It does not last. remember that plastic remote is not very porous.


----------



## P Smith (Jul 25, 2002)

NP, stuff the lotion into batteries' compartment - dogs shiff better then we 10 times.


----------



## Tom Robertson (Nov 15, 2005)

Our black lab, may he rest in peace, when a puppy playfully picked up the TV remote control from the coffee table. I sharply said "NO" and he immediately and very gently put it back exactly where it had been. And the memory still gives my wife big smiles about how smart he was--he never touched another remote again.

Cheers,
Tom


----------



## Mark20 (Dec 25, 2006)

My first cat was very intelligent. He'd get in trouble by seeing what he could get away with and some of the things he tried definitely required thought. Conversely he was limited in what he would do physically since he was born without a front leg. So he never did anything like climb a bookshelf though got around fine otherwise.

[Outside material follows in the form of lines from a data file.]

easykv_amd/csrc/ekv_attn_decode.inc:

```
#ifdef EKV_TAIL_PROFILE
#define EKV_STAMP(i) do { if (threadIdx.x == 0) stamps[i] = __builtin_readcyclecounter(); } while (0)
#endif
#include "ekv_decode_stream.h"
#include "ekv_decode_tail.h"
#ifndef EKV_KV8
#define EKV_KV8 0
#endif
#ifndef EKV_BATCH
#define EKV_BATCH 0
#endif
#ifndef EKV_KV4
#define EKV_KV4 0
#endif
#ifndef EKV_KV6
#define EKV_KV6 0
#endif
#if EKV_KV4 || EKV_KV6
#define EKV_MX 1
#else
#define EKV_MX 0
#endif
#ifndef EKV_KV84
#define EKV_KV84 0
#endif
// ... 111 lines not shown
  const int lane = tid & 63, wave = tid >> 6;
  const int T = a.n_slots;
  const int nrep = (REP == 1 || REP == 2) ? REP : a.n_q_heads / a.n_kv_heads;
  const bool roco = sc.policy == EKV_POLICY_ROCO;
  const bool scored = roco || sc.policy == EKV_POLICY_H2O_HEAD || sc.policy == EKV_POLICY_TOVA;
  const int off = scored ? sc.score_off : 0;
  const int W = SLOT ? a.phys_extent : T - off;
  const int w_pad = (int)ekv_align((size_t)W, 256);
#ifdef EKV_NO_PHYS
  constexpr bool PHYS = false;
#else
  constexpr bool PHYS = !ROPE;
#endif
  const int l_pad = a.l_pad;
  constexpr bool kResident = D == 128 && REP == 1 && PHYS && SLOT && !EKV_G8 && !EKV_MX && !EKV_KV164 && !EKV_BATCH;
  const int res_rows = kResident ? EKV_RESIDENT_ROWS(a.fused_order) : 0;
  float* s_logit = reinterpret_cast<float*>(smem);
  float* s_part = s_logit + (size_t)REP * l_pad;
  float* sS = s_part + (size_t)Gm::NP * REP * Gm::PS + ((Gm::NP * REP * Gm::PS) & 3 ? 4 - ((Gm::NP * REP * Gm::PS) & 3) : 0);
  float* sQ = sS + w_pad;
  float* sC = sQ + w_pad;
  RedN<NW> red;
  red.buf = reinterpret_cast<unsigned long long*>(sS + (size_t)(roco ? (SLOT ? 2 : 3) : 1) * w_pad);
  red.phase = 0;
  red.lane = lane;
  red.wave = wave;
  const size_t head_row = ((size_t)(a.layer_begin + ll) * a.n_kv_heads + h) * a.cap;
#ifdef EKV_TAIL_PROFILE
  unsigned long long* stamps = reinterpret_cast<unsigned long long*>(sc.tova_row) + ((size_t)ll * a.n_kv_heads + h) * 8;
#endif
  EKV_STAMP(0);
// ... 24 lines not shown
  if (SLOT) {
    const size_t head = (size_t)(a.layer_begin + ll) * a.n_kv_heads + h;
    g_old = sc.slot_state[4 * head];
    nb = reinterpret_cast<const int32_t*>(sc.slot_state)[4 * head + 1];
    c_new = sc.cnt_tail[head_row + T - 1] - g_old;
  }
  const int E = a.phys_extent;
  const int fl_idx = T - 1 + tid;
  int fl = 0;
  if (PHYS) {
    fl = slot_row[min(fl_idx, a.cap - 1)];
    const int n_words = (int)ekv_align((size_t)E, 128) / 32;
    for (int i = tid; i < n_words; i += 64 * NW)
      s_deadw[i] = i * 32 >= E ? ~0u : (i * 32 + 32 > E ? ~0u << (E & 31) : 0u);
  }
  auto mask_ready = [&]() {
    ekv_lds_barrier();
    if (fl_idx < a.cap && fl < E) atomicOr(&s_deadw[fl >> 5], 1u << (fl & 31));
    for (int i = fl_idx + 64 * NW; i < a.cap; i += 64 * NW) {
      const int row = slot_row[i];
      if (row < E) atomicOr(&s_deadw[row >> 5], 1u << (row & 31));
    }
    ekv_lds_barrier();
  };

  if constexpr (kOrders) {
    if (order_k) {
      constexpr int LPR = Gm::LPR;
      const int sub = lane % LPR, grp = lane / LPR;
      const int new_row = slot_row[T - 1];
// ... 2 lines not shown
      float mk = EKV_NEG_INF;
      ekv_decode_plane_loop<D, NW, kResident>(a.k, head_row, E, mask_ready, [&](uint4 (&kr)[8], const int j0) {
        const unsigned dead8 = (unsigned)s_dead[j0 >> 3];
        float s[8];
#pragma unroll
        for (int u = 0; u < 8; ++u) {
          const float acc = ekv_group_sum<LPR>(ekv_dot8(qv, kr[u], 0.f));
          s[u] = !((dead8 >> u) & 1u) ? EKV_LOGIT(acc, a) : EKV_NEG_INF;
        }
        float mine = s[0];
#pragma unroll
        for (int u = 1; u < 8; ++u) mine = (sub == u) ? s[u] : mine;
        if (sub < 8 && !((dead8 >> sub) & 1u)) s_logit[j0 + sub] = mine;
#pragma unroll
        for (int u = 0; u < 8; ++u) mk = fmaxf(mk, s[u]);
      }, res_rows);
      const __half* v_new_row = a.v_new + ((size_t)ll * a.n_kv_heads + h) * D;
      if (wave == 0 && grp == 0) {
        const uint4 kn = reinterpret_cast<const uint4*>(a.k_new + ((size_t)ll * a.n_kv_heads + h) * D)[sub];
        const uint4 vn = reinterpret_cast<const uint4*>(v_new_row)[sub];
        const size_t off_new = (head_row + new_row) * D;
        reinterpret_cast<uint4*>(a.k_w + off_new)[sub] = kn;
        reinterpret_cast<uint4*>(a.v_w + off_new)[sub] = vn;
        const float acc = EKV_LOGIT(ekv_group_sum<LPR>(ekv_dot8(qv, kn, 0.f)), a);
        if (sub == 0) s_logit[new_row] = acc;
        mk = fmaxf(mk, acc);
      }
      ekv_tail_prefetch_ragged<NW>(sc, head_row, W, roco, sS, sQ, sC, false);
      float cC[ITEMS];
      int32_t cB[ITEMS];
#pragma unroll
// ... 36 lines not shown
#pragma unroll
        for (int u = 1; u < 8; ++u) mx = fmaxf(mx, s[u]);
        const float mn = fmaxf(m[0], mx);
        if (mn == EKV_NEG_INF) return;
        const float alpha = exp2f((m[0] - mn) * EKV_LOG2E);
        l[0] *= alpha;
#pragma unroll
        for (int i = 0; i < 8; ++i) o[0][i] *= alpha;
#pragma unroll
        for (int u = 0; u < 8; ++u) {
          const float p = exp2f((s[u] - mn) * EKV_LOG2E);
          l[0] += p;
          ekv_axpy8(p, vr[u], o[0]);
        }
        m[0] = mn;
      }, res_rows);
      if (wave == 0 && grp == 0) {
        const uint4 vn = reinterpret_cast<const uint4*>(v_new_row)[sub];
        const float acc = s_logit[new_row];
        const float mn = fmaxf(m[0], acc);
        const float alpha = m[0] == EKV_NEG_INF ? 0.f : exp2f((m[0] - mn) * EKV_LOG2E);
        const float p = exp2f((acc - mn) * EKV_LOG2E);
        l[0] = l[0] * alpha + p;
#pragma unroll
        for (int i = 0; i < 8; ++i) o[0][i] *= alpha;
        ekv_axpy8(p, vn, o[0]);
        m[0] = mn;
      }
      ekv_decode_wave_combine<D, 1>(m, l, o);
      ekv_decode_stash<D, 1, NW>(s_part, m, l, o);
      __syncthreads();
// ... 6 lines not shown
#ifdef EKV_TAIL_PROFILE
      if (tid == 0) {
        stamps[3] = 1;
        stamps[6] = __builtin_amdgcn_s_getreg(63492);
        stamps[7] = __builtin_amdgcn_s_getreg(63508);
      }
#endif
      return;
    }
  }

  constexpr int KUF = ROPE ? EKV_ROPE_KU(REP) : (EKV_KV164 && REP == 1 ? EKV_KV164_FUSED_KU1 : EKV_FUSED_KU);
  float m[REP], l[REP], o[REP][kEPL];
  if (PHYS)
    ekv_decode_stream<D, REP, ROPE, false, NW, PHYS, KUF, decltype(mask_ready), kEPL, kFMT, kResident>(a, slot_row, s_logit, l_pad, 0, T, ll, h, head_row, m, l, o,
                                                     reinterpret_cast<const uint8_t*>(s_deadw), mask_ready, nrep, h * nrep, res_rows);
  else
    ekv_decode_stream<D, REP, ROPE, false, NW, false, KUF, EkvNoop, kEPL, kFMT>(a, slot_row, s_logit, l_pad, 0, T, ll, h, head_row, m, l, o, nullptr,
                                                      EkvNoop(), nrep, h * nrep);
  if (scored) ekv_tail_prefetch_ragged<NW>(sc, head_row, W, roco, sS, sQ, sC, !SLOT);
  float cC[SLOT ? ITEMS : 1];
  int32_t cB[SLOT ? ITEMS : 1];
  if (SLOT) {
#pragma unroll
    for (int it = 0; it < (SLOT ? ITEMS : 1); ++it) {
      const int j = min(tid + it * 64 * NW, a.cap - 1);
      cC[it] = roco ? sc.score_cnt[head_row + j] : 0.f;
      cB[it] = sc.birth[head_row + j];
    }
  }
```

The current cat is quite stupid but has all four legs so he goes wherever he pleases including where he shouldn't go.

What does this have to do satellite, absolutely nothing. I've never caught the cat watching Animal Planet.


----------



## Pink Fairy (Dec 28, 2006)

It is a subject that I enjoy though! I love my dogs, and have now become a breeder, which I love as well!


----------



## Mark20 (Dec 25, 2006)

Maybe D* should do a kitty channel. My cat loves to lay in front of the aquarium or hamster cage and watch them.. D* could aim a camera at fish tanks, critter cages, whatever and market it to cat lovers. They could do a similar channel for dogs.

Years ago I heard of a small cable company that was adding a few channels to their system and decided to aim a camera at their lobby fish tank and braodcast that while they tweeked the system to carry the new channels. When they finally put the content they really wanted on the channel, they got requests to restore the "Aquarium Channel."


----------



## P Smith (Jul 25, 2002)

Dish have it at 61.5W in HiDef !


----------



## Pink Fairy (Dec 28, 2006)

I agree! I have my big aquarium, and for the first month after getting it, we watched the tank more than the tv! One of my cats loves sitting on top of it and looking down, and my danes get the glass dirty everyday pressing their noses against the glass


----------



## jhollan2 (Aug 31, 2006)

Let me introduce you to Buzz, also known as "puppy destructo". His current casualty list includes 3 remotes - all replaced for $20 each by an amused cs rep - as well as 2 walking wounded. One remote didnt even make it a single day... Just be sure he didnt eat the bulbs at the front, they cut up buzz's mouth pretty bad... but he didnt learn.

I love my puppy!


----------



## Wicker 54 (May 7, 2006)

Just kinda keep an eye on the dog when he is near the tv and he blinks his eyes...... He could could changes the channels...


----------



## SDizzle (Jan 1, 2007)

A thread on DBS about animals?!? Next thing we'll see is someone claiming that their cat can tune in the dish when the winds screws it up:lol: 

I do still believe Dachshunds are intelligent, JPL, sorry Jessie was dumb as a rock  But, we have Bassett Hounds too, and we have a Bassett named Daisey....oddly enough, and Cash (our Dachshund) is 10 times smarter than her....she is very friendly, but is dumb as a stick :grin:


----------



## Pink Fairy (Dec 28, 2006)

Hehe, I like this thread! My dogs are my escape at times. The puppies they produce keep me entertained...and busy.


----------



## Clint Lamor (Nov 15, 2005)

I think it was back on TCF that a guys do ate his Harmony (880 I think). We all told him to send a picture to Logitech and I'll be darned if they didn't send him a new one.


----------



## zwinflame (Feb 23, 2007)

I hate dogs and my wife loves them so we have a conflict of interest at home. We just got a pup, Jack Russel. Hes super aggressive but does not bark. If he barks, I give him a whack so he knows how to behave when I'm around. He's 8 weeks old.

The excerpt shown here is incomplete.